The greatest of the Monophysite scholars was Sergius of Ras al-`Ayn (d. 536), who was both a translator and the author of original treatises on philosophy, medicine, and astronomy. His medical work was his chief interest and he left a permanent mark as a translator into Syriac of a considerable part of Galen. He spent some time in Alexandria where he perfected himself in a knowledge of Greek and learned chemistry and medicine in the Alexandrian medical school then just beginning its career. Some of his translation of Galen is preserved in the British Mus. MSS. Addit. 14661 and 17156: in the latter are fragments of the “Medical art” and “Faculties of the aliments” which have been edited by Sachau (Inedita Syriaca, Vienna, 1870). Of his philosophical work Sachau has given us the versions which he made of the Isagoge and Table of Porphyry, and Aristotle’s Categories and the dubious de mundo, as well as a treatise on “the soul” which is not the de anima of Aristotle. He wrote original treatises on logic in seven books (incomplete—Brit. Mus. Add. 14660 contains that on the categories), on “negation and affirmation,” on “genus, species, and individual,” on “the causes of the universe according to Aristotle” and minor essays. In astronomy he has left a tract “on the influence of the moon” which is based on the work of Galen (cf. Sachau, op. cit.) The writings of Sergius circulated amongst both Nestorians and Monophysites, all regarding him as a leading authority on medicine and logic, and in medicine it seems that he was the founder of a Syriac school which became the parent of Arabic medicine, certainly that school owed its impetus to him. Bar Hebraeus refers to him as “a man eloquent and greatly skilled in the books of the Greeks and Syrians and a most learned physician of men’s bodies. He was indeed orthodox in his opinions, as the ‘Prologue’ bears witness, but in morals corrupt, depraved, and stained with lust and avarice” (Bar Hebraeus. ed. Abbeloos et Lamy. i. 205-7).

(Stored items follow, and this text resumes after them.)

static LayerBufs stashed_layer(const nbest_encoder_desc* d, const ActLayout& a, void* act, int l) {
  char* Lb = (char*)act + a.layer0 + (size_t)(l - a.K) * a.layer_stride;
  LayerBufs b = {};
  b.qkv = Lb + a.o_qkv; b.ctx = Lb + a.o_ctx; b.lse = (float*)(Lb + a.o_lse);
// ... 88 lines not shown
  const nbest_layer_offsets& o = d->layers_host[l];
  const Ptrs& P = c.g.W;
  const nbest_stream_t stream = c.g.stream;
  hipStream_t st = (hipStream_t)stream;
  const int H = d->H, F = d->F, dt = d->dtype, t = 4 * l;
  const int64_t B = d->B, SH = (int64_t)d->S * H;
  const uint32_t s0 = d->drop_stream_base + 1 + 4 * l;
  const bool hdrop = d->hidden_drop > 0.f;
  void* tmp = (char*)b.r2 + (size_t)B * H * P.esz;
  const GemmOp wqkv = {xin, nullptr, t + 0, o.wqkv, t + 0, b.qkv, 3 * H, H, NBEST_EPI_BIAS, P.P(o.bqkv)};
  RUN(layer_gemm(c.g, wqkv));
  RUN(nbest_attention_cls_fwd_internal(b.qkv, SH * 3, (const char*)b.qkv + H * P.esz, 3 * H, c.key_mask, b.ctx, H, d->B, d->S, d->heads, 64, dt,
                                       stream, d->attn_drop, d->seed, s0 + 0));
  auto dense_drop_res = [&](const void* A, int64_t w_off, const float* bias, int64_t N, int64_t K, const void* R, int64_t ldr, uint32_t ds,
                            void* out) -> int {
    nbest_gemm_args g = gemm_nt(dt, A, P.W(w_off), hdrop ? tmp : out, B, N, K);
    g.bias = bias;
    if (hdrop) {
      g.epilogue = NBEST_EPI_BIAS;
      RUN(nbest_gemm(&g, stream));
      return nbest_internal_rows_drop_res(tmp, N, R, ldr, out, N, B, (int)N, d->S, dt, d->hidden_drop, d->seed, ds, st);
    }
    g.epilogue = NBEST_EPI_BIAS_DROP_RES; g.R = R; g.ldr = ldr;
    return nbest_gemm(&g, stream);
  };
  RUN(dense_drop_res(b.ctx, o.wo, P.P(o.bo), H, H, xin, SH, s0 + 1, b.r1));
  RUN(nbest_internal_layernorm_fwd8(b.r1, P.P(o.ln1_g), P.P(o.ln1_b), b.x1, nullptr, b.st1, B, H, d->ln_eps, dt, stream, nullptr, nullptr));
  nbest_gemm_args g = gemm_nt(dt, b.x1, P.W(o.w1), b.hact, B, F, H);
  g.epilogue = NBEST_EPI_BIAS_GELU; g.bias = P.P(o.b1); g.U = b.u; g.ldu = F;
  RUN(nbest_gemm(&g, stream));
  RUN(dense_drop_res(b.hact, o.w2, P.P(o.b2), H, F, b.x1, H, s0 + 2, b.r2));
  RUN(nbest_internal_layernorm_fwd8(b.r2, P.P(o.ln2_g), P.P(o.ln2_b), tmp, nullptr, b.st2, B, H, d->ln_eps, dt, stream, nullptr, nullptr));
  return nbest_internal_rows_drop_res(tmp, H, nullptr, 0, xout, SH, B, H, 1, dt, 0.f, 0, 0, st);
}

}

extern "C" size_t nbest_encoder_act_bytes(const nbest_encoder_desc* d) { return d ? act_layout(d, sizes(d)).total : 0; }
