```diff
diff --git a/supernova_amd/engine.py b/supernova_amd/engine.py
--- a/supernova_amd/engine.py
+++ b/supernova_amd/engine.py
@@ -329,6 +329,11 @@
         t = _lib.SnkTuning()
         self.lib.snk_ctx_get_tuning(self._ctx, C.byref(t))
         return {k: int(getattr(t, k)) for k, _ in _lib.SnkTuning._fields_ if k != "reserved"}
+
+    def last_boundary_resolve(self) -> dict:
+        t = _lib.SnkTuning()
+        self.lib.snk_ctx_get_tuning(self._ctx, C.byref(t))
+        return {"records": int(t.reserved[5]), "list_fallback": int(t.reserved[6]), "index_fallback": int(t.reserved[7]), "entry_bytes": int(t.reserved[8])}
 
     def reserve(self, n_bytes: int):
         _lib.call(self.lib.snk_ctx_reserve, self._ctx, int(n_bytes))
```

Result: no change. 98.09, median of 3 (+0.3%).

In the same century lived Ahudemmeh who became bishop of Tagrit in A.D. 559, and introduced the commentary of John Philoponus as the regular manual of instruction amongst the Syriac speaking Monophysites. He is said to have composed treatises on the definitions of logic, on the freedom of the will, on the soul, on man considered as a microcosm, and on the composition of man as of soul and body, this last in part preserved in MS. Brit. Mus. Addit. 14620.

Amongst the Nestorian scholars of the sixth century was Paul the Persian who produced a treatise on logic which he dedicated to King Khusraw and has been published in M. Land’s Analecta Syriaca (iv).

This has brought us to the period of the Muslim invasion. In 638 Syria was conquered, and the conquest of Mesopotamia followed in the course of the same year, that of Persia four years later. In 661 the Umayyad dynasty of Arab rulers was established in Damascus; but all this did not greatly affect the internal life of the Christian communities who lived on in perfect liberty, subject only to the payment of the poll tax.